1991 Dublin County Council election
| 27 June 1991 |

78 seats on Dublin County Council
|  | First party | Second party | Third party |
| Party | Fianna Fáil | Fine Gael | Labour |
| Seats won | 23 | 19 | 14 |
| Seat change | −16 | −7 | +6 |
|  | Fourth party | Fifth party | Sixth party |
| Party | Progressive Democrats | Workers' Party | Green |
| Seats won | 7 | 6 | 6 |
| Seat change | +7 | +3 | +6 |
|  | Seventh party |  |
| Party | Independent |  |
| Seats won | 3 |  |
| Seat change | +1 |  |

= 1991 Dublin County Council election =

Part of the 1991 Irish local elections

An election to Dublin County Council took place on 27 June 1991 as part of that year's Irish local elections. Councillors were elected for a five-year term of office from local electoral areas (LEAs) on the system of proportional representation by means of the single transferable vote (PR-STV). It was the last election held for Dublin County Council.

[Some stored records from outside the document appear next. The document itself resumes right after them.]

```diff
+#pragma unroll
+      for (int r = 1; r < 16; ++r) mx = fmaxf(mx, s0[blk][r]);
+#pragma unroll
+      for (int r = 0; r < 16; ++r) mx = fmaxf(mx, s1[blk][r]);
+      mx = fmaxf(mx, __shfl_xor(mx, 32, 64));
+      const float m_new = fmaxf(m_run[blk], mx);
+      const bool grew = __any(m_new > m_run[blk]);
+      const float alpha = grew ? fast_exp2(c * (m_run[blk] - m_new)) : 1.0f;
+      const float mc = m_new * c;
+      float rs = 0.f;
+#pragma unroll
+      for (int r = 0; r < 16; ++r) {
+        s0[blk][r] = fast_exp2(fmaf(s0[blk][r], c, -mc));
+        s1[blk][r] = fast_exp2(fmaf(s1[blk][r], c, -mc));
+        rs += s0[blk][r] + s1[blk][r];
+      }
+      l_run[blk] = l_run[blk] * alpha + rs;
+      m_run[blk] = m_new;
+      if (grew) {
+#pragma unroll
+        for (int dt = 0; dt < C::DT; ++dt)
+#pragma unroll
+          for (int r = 0; r < 16; ++r) o[blk][dt][r] *= alpha;
+      }
+      pb[blk][0] = pack8<T>(s0[blk], 0);
+      pb[blk][1] = pack8<T>(s0[blk], 8);
+      pb[blk][2] = pack8<T>(s1[blk], 0);
+      pb[blk][3] = pack8<T>(s1[blk], 8);
+    }
+#pragma unroll
+    for (int dt = 0; dt < C::DT; ++dt)
+#pragma unroll
+      for (int kk = 0; kk < 4; ++kk) {
+        const lo_x8<T> vf = lds_trfrag<T>(vb, C::TSTR, kk, dt * 32, lane);
+#pragma unroll
+        for (int blk = 0; blk < NB; ++blk) o[blk][dt] = MFMA32(vf, pb[blk][kk], o[blk][dt]);
+      }
+  }
+#pragma unroll
+  for (int blk = 0; blk < NB; ++blk) {
+    const float l = l_run[blk] + __shfl_xor(l_run[blk], 32, 64);
+    const float inv = 1.0f / l;
+    const int q = q0 + 32 * blk + qi;
+    if (q < N) {
+      T* orow = out + ((size_t)b * N + q) * ((size_t)H * dh) + hd * dh;
+#pragma unroll
+      for (int dt = 0; dt < C::DT; ++dt)
+#pragma unroll
+        for (int g4 = 0; g4 < 4; ++g4) {
+          const int d = dt * 32 + 8 * g4 + 4 * hh;
+          if (d < dh) {
+            lo_x4<T> v4;
+#pragma unroll
+            for (int r = 0; r < 4; ++r) v4[r] = (T)(o[blk][dt][4 * g4 + r] * inv);
+            *reinterpret_cast<lo_x4<T>*>(orow + d) = v4;
+          }
+        }
+      if (hh == 0) lse[(size_t)bh * N + q] = m_run[blk] * scale + __logf(l);
+    }
+  }
+}
+
 template <typename T, int DP, bool TOK>
 __global__ __launch_bounds__(256, 2) void attn_bwd_kv_kernel(const T* __restrict__ Q, const T* __restrict__ K,
                                                              const T* __restrict__ V, const T* __restrict__ dO,
@@ -763,6 +932,11 @@
   return true;
 }
 
+int attn_fwd_form(int dtype, int DP, int ld, int N, int forced) {
+  static const int rows_env = getenv("SGL_ATTN_FWD_ROWS") ? atoi(getenv("SGL_ATTN_FWD_ROWS")) : 0;
+  return attn_fwd_rows(dtype, DP, ld, N, forced < 0 ? rows_env : forced);
+}
+
 hipError_t attn_fwd(const void* q, const void* k, const void* v, int dtype, void* out, float* lse, int B, int H, int N,
                     int dh, int DP, int ld, hipStream_t s) {
   if (B * H == 0 || N == 0) return hipSuccess;
@@ -773,9 +947,18 @@
     return attn_f32_fwd((const float*)q, (const float*)k, (const float*)v, (float*)out, lse, B, H, N, dh, DP, ld, s);
   if (!attn_aligned16(q, k, v)) return hipErrorInvalidValue;
   const AttnScales sc = attn_scales(dh);
+  const int rows = attn_fwd_form(dtype, DP, ld, N, -1);
   return dispatch_attn(dtype, DP, [&](auto tag) {
     using T = typename decltype(tag)::type;
     constexpr int DPV = decltype(tag)::dp;
+    if constexpr (attn_fwd64_dp_ok(DPV)) {
+      if (rows == 64) {
+        hipLaunchKernelGGL((attn_fwd64_kernel<T, DPV>), head_grid((N + 255) / 256, B * H), dim3(256),
+                           AttnCfg<DPV>::SMEM_FWD, s, (const T*)q, (const T*)k, (const T*)v, (T*)out, lse, B, H, N, dh, sc.c,
+                           sc.scale);
+        return hipGetLastError();
+      }
+    }
     return with_bool(ld > 0, [&](auto tok) {
       hipLaunchKernelGGL((attn_fwd_kernel<T, DPV, tok.value>), head_grid((N + 127) / 128, B * H), dim3(256),
                          AttnCfg<DPV>::SMEM_FWD, s, (const T*)q, (const T*)k, (const T*)v, (T*)out, lse, B, H, N, dh,
diff --git a/deepfake-detection-using-clip-based-siglip-2-vision-transformers_amd/csrc/attention.hip.h b/deepfake-detection-using-clip-based-siglip-2-vision-transformers_amd/csrc/attention.hip.h
--- a/deepfake-detection-using-clip-based-siglip-2-vision-transformers_amd/csrc/attention.hip.h
+++ b/deepfake-detection-using-clip-based-siglip-2-vision-transformers_amd/csrc/attention.hip.h
@@ -83,6 +83,20 @@
   return ((((uintptr_t)a) | ((uintptr_t)b) | ((uintptr_t)c)) & 15) == 0;
 }
 
+constexpr int kAttnFwd64DP[] = {64, 80};
+constexpr bool attn_fwd64_dp_ok(int DP) {
+  for (int v : kAttnFwd64DP)
+    if (v == DP) return true;
+  return false;
+}
+constexpr int kAttnFwd64MinN = 196;
+constexpr int attn_fwd_rows(int dtype, int DP, int ld, int N, int forced) {
+  const bool legal64 = dtype != DT_F32 && dtype != DT_F32_MFMA && ld == 0 && attn_fwd64_dp_ok(DP);
+  if (!legal64 || forced == 32) return 32;
+  if (forced == 64) return 64;
+  return N >= kAttnFwd64MinN ? 64 : 32;
+}
+
 template <typename T, int DP>
 struct AttnTag {
   using type = T;
diff --git a/deepfake-detection-using-clip-based-siglip-2-vision-transformers_amd/csrc/encoder.hip b/deepfake-detection-using-clip-based-siglip-2-vision-transformers_amd/csrc/encoder.hip
--- a/deepfake-detection-using-clip-based-siglip-2-vision-transformers_amd/csrc/encoder.hip
+++ b/deepfake-detection-using-clip-based-siglip-2-vision-transformers_amd/csrc/encoder.hip
@@ -1434,6 +1434,10 @@
   return SGL_OK;
 }
 
+int sgl_op_attn_fwd_rows(int dtype, int head_dim_pad, int ld_qkv, int N, int forced) {
+  return attn_fwd_form(dtype, head_dim_pad, ld_qkv, N, forced);
+}
+
 int sgl_op_attn_bwd(int dtype, const void* q, const void* k, const void* v, const void* out, const void* dout,
                     const float* lse, void* dqkv, float* delta_scratch, int B, int H, int N, int head_dim,
                     int head_dim_pad, int ld_qkv, sgl_stream stream) {
diff --git a/deepfake-detection-using-clip-based-siglip-2-vision-transformers_amd/csrc/kernels.h b/deepfake-detection-using-clip-based-siglip-2-vision-transformers_amd/csrc/kernels.h
--- a/deepfake-detection-using-clip-based-siglip-2-vision-transformers_amd/csrc/kernels.h
+++ b/deepfake-detection-using-clip-based-siglip-2-vision-transformers_amd/csrc/kernels.h
@@ -198,6 +198,7 @@
 
 hipError_t attn_fwd(const void* q, const void* k, const void* v, int dtype, void* out, float* lse, int B, int H,
                     int N, int dh, int DP, int ld_qkv, hipStream_t s);
+int attn_fwd_form(int dtype, int DP, int ld_qkv, int N, int forced);
 bool attn_varlen_shape_ok(int dtype, int S, int T, int max_n, int H, int dh, int DP);
 hipError_t attn_fwd_varlen(const void* q, const void* k, const void* v, int dtype, void* out, float* lse, const int* cu,
                            int S, int T, int max_n, int H, int dh, int DP, hipStream_t s);
diff --git a/deepfake-detection-using-clip-based-siglip-2-vision-transformers_amd/lib.py b/deepfake-detection-using-clip-based-siglip-2-vision-transformers_amd/lib.py
--- a/deepfake-detection-using-clip-based-siglip-2-vision-transformers_amd/lib.py
+++ b/deepfake-detection-using-clip-based-siglip-2-vision-transformers_amd/lib.py
@@ -161,6 +161,7 @@
     _sig(lib, "sgl_op_gemm_tn", i, [i, _fp, i, _fp, i, i, i, i, i, _fp, i, i, _fp])
     _sig(lib, "sgl_op_gemm_tn_ws", i, [i, _fp, i, _fp, i, i, i, i, i, _fp, i, i, _fp, sz, _fp])
     _sig(lib, "sgl_op_attn_fwd", i, [i, _fp, _fp, _fp, _fp, _fp, i, i, i, i, i, i, _fp])
+    _sig(lib, "sgl_op_attn_fwd_rows", i, [i, i, i, i, i])
     _sig(lib, "sgl_op_attn_bwd", i, [i, _fp, _fp, _fp, _fp, _fp, _fp, _fp, _fp, i, i, i, i, i, i, _fp])
     _sig(lib, "sgl_op_attn_probs", i, [i, _fp, _fp, _fp, _fp, i, i, i, i, i, i, _fp])
     _sig(lib, "sgl_op_attn_grad_probs", i, [i, _fp, _fp, _fp, _fp, _fp, _fp, i, i, i, i, i, i, i, _fp])
diff --git a/include/siglip_hip.h b/include/siglip_hip.h
--- a/include/siglip_hip.h
+++ b/include/siglip_hip.h
@@ -152,6 +152,7 @@
                       float* out, int ldo, int accumulate, float* scratch, size_t scratch_bytes, sgl_stream stream);
 int sgl_op_attn_fwd(int dtype, const void* q, const void* k, const void* v, void* out, float* lse, int B, int H, int N,
                     int head_dim, int head_dim_pad, int ld_qkv, sgl_stream stream);
+int sgl_op_attn_fwd_rows(int dtype, int head_dim_pad, int ld_qkv, int N, int forced);
 int sgl_op_attn_bwd(int dtype, const void* q, const void* k, const void* v, const void* out, const void* dout,
                     const float* lse, void* dqkv, float* delta_scratch, int B, int H, int N, int head_dim,
                     int head_dim_pad, int ld_qkv, sgl_stream stream);
```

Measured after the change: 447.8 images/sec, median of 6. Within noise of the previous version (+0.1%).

The election took place in three electoral counties:
- Dún Laoghaire–Rathdown
- Fingal
- South Dublin

From 1 January 1994, on the coming into effect of the Local Government (Dublin) Act 1993, County Dublin was disestablished as an administrative county, and in its place, the electoral counties became three new counties: Dún Laoghaire–Rathdown, Fingal and South Dublin. From that date, councillors elected for the electoral counties of Dublin County Council became councillors of the respective county councils:
- Dún Laoghaire–Rathdown County Council
- Fingal County Council
- South Dublin County Council

The term of office was extended twice, first to 1998, then to 1999.